## PROBLEM STATEMENT
A single figure is the whole answer: the number of lines in the entries that contain "char".

## EXTRACTED DATA
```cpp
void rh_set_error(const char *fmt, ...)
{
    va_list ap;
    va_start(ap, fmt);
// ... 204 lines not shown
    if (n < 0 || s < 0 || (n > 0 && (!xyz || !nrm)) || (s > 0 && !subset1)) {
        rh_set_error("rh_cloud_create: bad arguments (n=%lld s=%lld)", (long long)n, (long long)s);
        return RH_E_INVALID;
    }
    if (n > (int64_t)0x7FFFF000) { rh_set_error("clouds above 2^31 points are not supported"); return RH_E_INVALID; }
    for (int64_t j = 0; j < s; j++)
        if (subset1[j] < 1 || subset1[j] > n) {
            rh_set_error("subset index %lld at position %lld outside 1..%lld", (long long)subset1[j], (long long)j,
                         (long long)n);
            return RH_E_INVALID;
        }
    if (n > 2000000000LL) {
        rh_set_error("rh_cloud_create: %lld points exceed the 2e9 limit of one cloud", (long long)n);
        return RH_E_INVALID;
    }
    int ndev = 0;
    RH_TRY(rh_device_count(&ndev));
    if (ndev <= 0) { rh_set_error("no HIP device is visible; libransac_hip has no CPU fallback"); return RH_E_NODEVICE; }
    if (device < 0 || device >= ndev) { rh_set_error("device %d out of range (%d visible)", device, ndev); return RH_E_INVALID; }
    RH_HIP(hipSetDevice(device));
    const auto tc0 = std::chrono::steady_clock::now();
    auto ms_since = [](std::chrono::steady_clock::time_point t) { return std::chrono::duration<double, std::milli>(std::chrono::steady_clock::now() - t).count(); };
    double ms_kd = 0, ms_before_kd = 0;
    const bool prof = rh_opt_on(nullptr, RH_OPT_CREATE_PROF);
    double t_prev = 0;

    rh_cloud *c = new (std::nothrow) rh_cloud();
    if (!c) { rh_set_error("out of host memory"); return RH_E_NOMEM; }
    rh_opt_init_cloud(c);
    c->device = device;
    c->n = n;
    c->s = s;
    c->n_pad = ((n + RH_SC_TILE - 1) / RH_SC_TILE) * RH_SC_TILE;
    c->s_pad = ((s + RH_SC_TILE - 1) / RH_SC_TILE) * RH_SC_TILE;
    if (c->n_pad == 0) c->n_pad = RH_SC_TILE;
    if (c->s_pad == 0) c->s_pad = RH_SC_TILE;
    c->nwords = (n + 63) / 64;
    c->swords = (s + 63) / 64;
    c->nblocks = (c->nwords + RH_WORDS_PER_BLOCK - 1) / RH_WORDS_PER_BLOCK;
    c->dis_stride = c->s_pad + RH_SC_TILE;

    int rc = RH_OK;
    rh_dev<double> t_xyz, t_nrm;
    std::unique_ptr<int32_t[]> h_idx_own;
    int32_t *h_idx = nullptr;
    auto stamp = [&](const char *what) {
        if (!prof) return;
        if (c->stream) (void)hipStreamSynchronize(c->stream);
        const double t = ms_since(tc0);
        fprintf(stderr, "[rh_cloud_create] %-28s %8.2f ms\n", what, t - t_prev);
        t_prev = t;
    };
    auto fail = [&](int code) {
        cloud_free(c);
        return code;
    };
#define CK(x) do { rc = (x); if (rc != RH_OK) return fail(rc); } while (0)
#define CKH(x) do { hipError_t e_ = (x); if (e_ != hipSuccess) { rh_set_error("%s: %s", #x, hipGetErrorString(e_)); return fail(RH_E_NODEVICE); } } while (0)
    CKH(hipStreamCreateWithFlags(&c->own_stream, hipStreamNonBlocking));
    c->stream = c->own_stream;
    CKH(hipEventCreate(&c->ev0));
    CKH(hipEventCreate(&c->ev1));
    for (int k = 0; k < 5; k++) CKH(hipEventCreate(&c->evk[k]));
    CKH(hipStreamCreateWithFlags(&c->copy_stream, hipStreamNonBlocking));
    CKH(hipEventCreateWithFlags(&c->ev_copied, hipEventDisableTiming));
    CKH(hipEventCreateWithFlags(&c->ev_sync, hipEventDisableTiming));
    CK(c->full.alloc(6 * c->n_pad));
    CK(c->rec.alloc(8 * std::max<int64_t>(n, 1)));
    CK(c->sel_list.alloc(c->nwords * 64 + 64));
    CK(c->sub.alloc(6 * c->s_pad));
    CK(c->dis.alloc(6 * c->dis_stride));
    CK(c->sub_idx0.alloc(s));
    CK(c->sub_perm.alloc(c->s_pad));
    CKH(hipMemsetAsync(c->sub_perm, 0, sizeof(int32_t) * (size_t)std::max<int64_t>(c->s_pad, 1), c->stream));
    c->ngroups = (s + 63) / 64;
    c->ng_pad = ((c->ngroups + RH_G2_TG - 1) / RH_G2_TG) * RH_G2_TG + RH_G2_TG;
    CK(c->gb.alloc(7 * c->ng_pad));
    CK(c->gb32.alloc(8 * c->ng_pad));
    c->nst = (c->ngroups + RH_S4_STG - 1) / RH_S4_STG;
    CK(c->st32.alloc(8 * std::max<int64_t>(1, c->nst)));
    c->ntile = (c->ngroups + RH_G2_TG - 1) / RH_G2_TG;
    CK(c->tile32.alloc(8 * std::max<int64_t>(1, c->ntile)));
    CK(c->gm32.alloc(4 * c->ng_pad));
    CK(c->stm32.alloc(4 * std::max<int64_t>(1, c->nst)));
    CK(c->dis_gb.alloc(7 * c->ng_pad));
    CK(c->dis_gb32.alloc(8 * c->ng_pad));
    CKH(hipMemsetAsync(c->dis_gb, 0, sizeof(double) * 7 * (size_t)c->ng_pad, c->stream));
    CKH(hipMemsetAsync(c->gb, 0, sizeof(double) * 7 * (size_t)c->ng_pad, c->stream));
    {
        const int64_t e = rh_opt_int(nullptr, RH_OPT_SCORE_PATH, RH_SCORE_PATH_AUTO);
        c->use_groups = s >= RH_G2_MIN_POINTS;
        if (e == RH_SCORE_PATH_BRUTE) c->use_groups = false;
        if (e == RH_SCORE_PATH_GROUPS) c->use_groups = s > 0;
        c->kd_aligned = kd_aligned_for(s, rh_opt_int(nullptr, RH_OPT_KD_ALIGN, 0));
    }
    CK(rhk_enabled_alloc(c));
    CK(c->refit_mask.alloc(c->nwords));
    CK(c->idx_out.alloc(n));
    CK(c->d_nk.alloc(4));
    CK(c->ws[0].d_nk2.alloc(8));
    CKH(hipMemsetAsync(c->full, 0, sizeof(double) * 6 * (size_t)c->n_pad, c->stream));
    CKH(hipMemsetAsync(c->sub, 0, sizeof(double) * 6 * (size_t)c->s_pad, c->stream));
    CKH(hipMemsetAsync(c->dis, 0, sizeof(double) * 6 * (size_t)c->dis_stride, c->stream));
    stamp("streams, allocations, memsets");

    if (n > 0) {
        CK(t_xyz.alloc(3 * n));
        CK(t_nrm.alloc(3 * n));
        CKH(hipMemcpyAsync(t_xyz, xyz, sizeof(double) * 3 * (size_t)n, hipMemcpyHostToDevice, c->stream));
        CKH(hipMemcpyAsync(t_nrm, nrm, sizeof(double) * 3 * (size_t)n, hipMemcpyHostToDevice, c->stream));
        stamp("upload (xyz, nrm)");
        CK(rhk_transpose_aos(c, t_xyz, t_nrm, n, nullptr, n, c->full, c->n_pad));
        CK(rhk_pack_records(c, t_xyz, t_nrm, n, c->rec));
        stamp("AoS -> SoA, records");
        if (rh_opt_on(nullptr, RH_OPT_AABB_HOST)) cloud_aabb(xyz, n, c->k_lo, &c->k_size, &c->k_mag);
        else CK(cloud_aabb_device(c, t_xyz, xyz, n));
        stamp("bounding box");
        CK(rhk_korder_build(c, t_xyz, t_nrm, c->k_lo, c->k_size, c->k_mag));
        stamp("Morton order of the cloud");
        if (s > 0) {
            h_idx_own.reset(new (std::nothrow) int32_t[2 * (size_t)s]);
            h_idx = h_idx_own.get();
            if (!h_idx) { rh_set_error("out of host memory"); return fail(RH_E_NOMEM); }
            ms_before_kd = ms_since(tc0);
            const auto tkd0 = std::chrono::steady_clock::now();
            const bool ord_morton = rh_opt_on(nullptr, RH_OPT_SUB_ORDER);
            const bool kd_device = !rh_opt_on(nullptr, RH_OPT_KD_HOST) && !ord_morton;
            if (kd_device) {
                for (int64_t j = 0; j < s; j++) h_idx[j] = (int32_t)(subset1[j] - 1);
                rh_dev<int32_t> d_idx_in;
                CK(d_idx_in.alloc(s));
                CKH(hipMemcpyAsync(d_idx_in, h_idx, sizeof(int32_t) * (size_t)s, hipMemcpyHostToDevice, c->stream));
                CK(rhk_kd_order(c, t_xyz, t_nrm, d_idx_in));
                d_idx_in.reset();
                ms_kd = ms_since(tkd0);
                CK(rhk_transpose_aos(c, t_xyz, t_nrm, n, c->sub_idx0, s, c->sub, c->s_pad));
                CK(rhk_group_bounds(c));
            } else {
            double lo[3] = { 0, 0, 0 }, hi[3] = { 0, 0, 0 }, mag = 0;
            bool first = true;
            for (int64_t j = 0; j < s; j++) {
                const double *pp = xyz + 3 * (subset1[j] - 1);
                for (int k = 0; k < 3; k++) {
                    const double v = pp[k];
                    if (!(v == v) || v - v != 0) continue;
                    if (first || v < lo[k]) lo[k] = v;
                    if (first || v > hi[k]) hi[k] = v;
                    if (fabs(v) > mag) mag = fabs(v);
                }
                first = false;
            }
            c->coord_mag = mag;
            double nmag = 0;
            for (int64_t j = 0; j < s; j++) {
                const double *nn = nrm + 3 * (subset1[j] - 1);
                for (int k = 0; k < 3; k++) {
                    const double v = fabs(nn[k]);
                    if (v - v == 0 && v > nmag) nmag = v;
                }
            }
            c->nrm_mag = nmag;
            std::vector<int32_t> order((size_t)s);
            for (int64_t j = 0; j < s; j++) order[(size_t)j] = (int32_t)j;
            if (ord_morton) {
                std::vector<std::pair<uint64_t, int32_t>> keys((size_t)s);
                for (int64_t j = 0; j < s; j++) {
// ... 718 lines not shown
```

* * *

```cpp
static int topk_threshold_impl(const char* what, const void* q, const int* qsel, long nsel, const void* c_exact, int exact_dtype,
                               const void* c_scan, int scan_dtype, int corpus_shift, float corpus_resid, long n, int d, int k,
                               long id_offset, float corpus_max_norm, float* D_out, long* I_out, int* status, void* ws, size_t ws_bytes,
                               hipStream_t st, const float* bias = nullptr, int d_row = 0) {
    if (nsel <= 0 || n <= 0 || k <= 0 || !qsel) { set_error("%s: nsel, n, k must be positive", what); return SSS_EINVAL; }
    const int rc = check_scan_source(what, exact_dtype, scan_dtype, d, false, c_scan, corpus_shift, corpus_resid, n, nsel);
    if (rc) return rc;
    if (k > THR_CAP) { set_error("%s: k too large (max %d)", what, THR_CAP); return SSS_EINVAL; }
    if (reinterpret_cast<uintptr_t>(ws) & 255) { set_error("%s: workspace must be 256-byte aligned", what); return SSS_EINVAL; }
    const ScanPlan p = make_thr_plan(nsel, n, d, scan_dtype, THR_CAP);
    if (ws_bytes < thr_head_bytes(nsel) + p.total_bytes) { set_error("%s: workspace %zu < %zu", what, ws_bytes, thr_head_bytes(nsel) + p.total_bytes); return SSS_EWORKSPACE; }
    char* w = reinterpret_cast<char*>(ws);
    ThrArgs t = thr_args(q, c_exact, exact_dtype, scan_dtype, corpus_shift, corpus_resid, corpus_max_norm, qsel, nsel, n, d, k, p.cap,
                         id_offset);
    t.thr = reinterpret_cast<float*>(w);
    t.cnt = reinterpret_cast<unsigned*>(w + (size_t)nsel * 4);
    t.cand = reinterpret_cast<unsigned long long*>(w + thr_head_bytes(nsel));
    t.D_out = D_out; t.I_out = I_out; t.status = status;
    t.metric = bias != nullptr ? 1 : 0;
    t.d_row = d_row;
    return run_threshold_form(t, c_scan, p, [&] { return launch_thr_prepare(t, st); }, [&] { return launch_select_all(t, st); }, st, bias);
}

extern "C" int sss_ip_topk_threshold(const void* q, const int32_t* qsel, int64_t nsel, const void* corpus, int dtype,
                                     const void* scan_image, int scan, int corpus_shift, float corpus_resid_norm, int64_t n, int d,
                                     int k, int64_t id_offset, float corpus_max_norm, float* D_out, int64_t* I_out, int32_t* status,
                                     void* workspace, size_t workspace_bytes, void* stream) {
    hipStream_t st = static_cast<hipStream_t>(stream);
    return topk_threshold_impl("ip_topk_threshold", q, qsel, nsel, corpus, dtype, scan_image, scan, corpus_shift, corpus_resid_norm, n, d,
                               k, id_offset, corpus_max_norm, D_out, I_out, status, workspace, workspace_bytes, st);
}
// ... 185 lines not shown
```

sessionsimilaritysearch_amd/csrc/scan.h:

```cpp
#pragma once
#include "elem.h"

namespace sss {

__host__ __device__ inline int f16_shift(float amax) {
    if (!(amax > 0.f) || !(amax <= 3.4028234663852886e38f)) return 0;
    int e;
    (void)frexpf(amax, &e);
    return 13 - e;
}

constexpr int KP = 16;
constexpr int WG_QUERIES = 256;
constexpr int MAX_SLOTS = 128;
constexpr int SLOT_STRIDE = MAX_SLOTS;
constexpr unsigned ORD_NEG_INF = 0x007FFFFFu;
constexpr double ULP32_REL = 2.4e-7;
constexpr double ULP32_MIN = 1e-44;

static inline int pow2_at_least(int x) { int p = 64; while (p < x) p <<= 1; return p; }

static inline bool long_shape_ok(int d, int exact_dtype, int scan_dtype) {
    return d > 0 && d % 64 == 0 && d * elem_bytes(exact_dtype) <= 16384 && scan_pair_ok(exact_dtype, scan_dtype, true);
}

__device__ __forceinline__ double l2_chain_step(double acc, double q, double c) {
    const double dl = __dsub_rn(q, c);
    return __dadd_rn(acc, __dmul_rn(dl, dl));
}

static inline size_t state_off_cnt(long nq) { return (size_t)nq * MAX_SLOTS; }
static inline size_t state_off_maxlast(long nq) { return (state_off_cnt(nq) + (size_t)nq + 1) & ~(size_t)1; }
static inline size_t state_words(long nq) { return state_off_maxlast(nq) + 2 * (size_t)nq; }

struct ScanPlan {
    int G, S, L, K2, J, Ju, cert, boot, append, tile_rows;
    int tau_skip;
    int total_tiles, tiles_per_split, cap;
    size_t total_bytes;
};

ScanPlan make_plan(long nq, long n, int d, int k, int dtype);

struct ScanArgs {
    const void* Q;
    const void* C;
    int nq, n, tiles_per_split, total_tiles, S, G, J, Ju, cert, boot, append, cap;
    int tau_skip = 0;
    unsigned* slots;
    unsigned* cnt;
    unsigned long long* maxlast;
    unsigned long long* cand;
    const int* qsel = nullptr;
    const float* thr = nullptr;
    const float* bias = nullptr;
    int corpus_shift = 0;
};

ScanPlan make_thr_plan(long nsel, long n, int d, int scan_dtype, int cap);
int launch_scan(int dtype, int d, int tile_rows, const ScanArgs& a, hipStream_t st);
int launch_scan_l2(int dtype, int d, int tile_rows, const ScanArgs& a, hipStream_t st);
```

...

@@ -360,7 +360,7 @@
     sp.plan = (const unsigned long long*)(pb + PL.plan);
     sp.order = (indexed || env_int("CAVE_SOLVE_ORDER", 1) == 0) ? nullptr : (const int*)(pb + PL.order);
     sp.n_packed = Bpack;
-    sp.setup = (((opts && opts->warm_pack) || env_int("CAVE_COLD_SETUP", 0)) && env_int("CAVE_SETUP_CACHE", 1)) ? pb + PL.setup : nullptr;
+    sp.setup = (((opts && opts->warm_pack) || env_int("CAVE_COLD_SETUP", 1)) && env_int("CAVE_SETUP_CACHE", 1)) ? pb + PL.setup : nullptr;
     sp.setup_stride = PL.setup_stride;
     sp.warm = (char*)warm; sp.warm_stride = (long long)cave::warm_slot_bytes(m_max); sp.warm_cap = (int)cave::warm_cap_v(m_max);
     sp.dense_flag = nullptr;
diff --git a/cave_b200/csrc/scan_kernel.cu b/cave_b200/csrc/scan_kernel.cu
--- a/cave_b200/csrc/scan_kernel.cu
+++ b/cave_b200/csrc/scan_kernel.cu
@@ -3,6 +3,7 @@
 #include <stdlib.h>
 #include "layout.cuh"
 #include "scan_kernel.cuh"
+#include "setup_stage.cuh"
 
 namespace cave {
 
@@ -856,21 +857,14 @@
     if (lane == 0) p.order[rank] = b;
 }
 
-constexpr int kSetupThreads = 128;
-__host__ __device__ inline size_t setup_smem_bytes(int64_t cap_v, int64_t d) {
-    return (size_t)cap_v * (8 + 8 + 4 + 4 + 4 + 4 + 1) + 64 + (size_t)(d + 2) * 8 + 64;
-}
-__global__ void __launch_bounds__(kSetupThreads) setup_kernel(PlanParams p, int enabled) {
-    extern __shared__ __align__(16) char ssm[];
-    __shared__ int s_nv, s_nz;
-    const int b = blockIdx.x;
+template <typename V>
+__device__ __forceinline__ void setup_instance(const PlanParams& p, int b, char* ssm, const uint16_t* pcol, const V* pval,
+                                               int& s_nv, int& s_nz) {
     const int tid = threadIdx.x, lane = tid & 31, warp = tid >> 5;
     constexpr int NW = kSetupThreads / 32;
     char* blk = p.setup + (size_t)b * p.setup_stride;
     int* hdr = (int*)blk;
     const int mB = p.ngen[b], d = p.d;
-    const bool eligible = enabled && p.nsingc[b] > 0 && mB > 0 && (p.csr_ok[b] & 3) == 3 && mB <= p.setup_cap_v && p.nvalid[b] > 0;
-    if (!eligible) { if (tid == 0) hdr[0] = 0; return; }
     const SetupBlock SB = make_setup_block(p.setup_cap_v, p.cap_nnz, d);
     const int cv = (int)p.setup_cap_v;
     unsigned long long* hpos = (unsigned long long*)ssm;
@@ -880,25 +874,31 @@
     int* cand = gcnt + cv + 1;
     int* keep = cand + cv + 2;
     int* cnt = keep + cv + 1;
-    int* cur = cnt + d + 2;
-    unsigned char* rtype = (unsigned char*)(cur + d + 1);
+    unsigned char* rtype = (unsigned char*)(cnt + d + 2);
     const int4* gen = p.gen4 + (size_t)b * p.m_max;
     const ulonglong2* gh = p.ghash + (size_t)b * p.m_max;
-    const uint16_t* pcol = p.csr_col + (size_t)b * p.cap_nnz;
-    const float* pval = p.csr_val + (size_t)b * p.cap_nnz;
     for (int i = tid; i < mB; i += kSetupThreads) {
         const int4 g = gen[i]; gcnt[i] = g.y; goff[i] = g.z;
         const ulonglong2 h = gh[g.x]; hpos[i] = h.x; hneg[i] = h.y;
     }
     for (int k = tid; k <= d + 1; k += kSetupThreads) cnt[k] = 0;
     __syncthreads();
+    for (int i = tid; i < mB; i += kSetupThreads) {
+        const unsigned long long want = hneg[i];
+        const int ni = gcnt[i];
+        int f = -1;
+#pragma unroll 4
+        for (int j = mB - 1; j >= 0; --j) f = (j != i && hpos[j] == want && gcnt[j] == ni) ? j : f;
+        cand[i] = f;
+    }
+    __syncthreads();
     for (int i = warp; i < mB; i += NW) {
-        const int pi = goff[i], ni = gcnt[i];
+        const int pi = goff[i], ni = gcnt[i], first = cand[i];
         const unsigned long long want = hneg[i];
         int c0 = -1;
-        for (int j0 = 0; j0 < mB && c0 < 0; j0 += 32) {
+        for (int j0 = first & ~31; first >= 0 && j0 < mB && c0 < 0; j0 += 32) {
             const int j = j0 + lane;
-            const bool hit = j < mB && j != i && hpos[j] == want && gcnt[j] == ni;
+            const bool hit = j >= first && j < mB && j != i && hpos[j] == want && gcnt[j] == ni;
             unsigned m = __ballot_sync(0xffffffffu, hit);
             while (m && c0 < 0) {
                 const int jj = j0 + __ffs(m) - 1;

## EXERCISE RESPONSE
10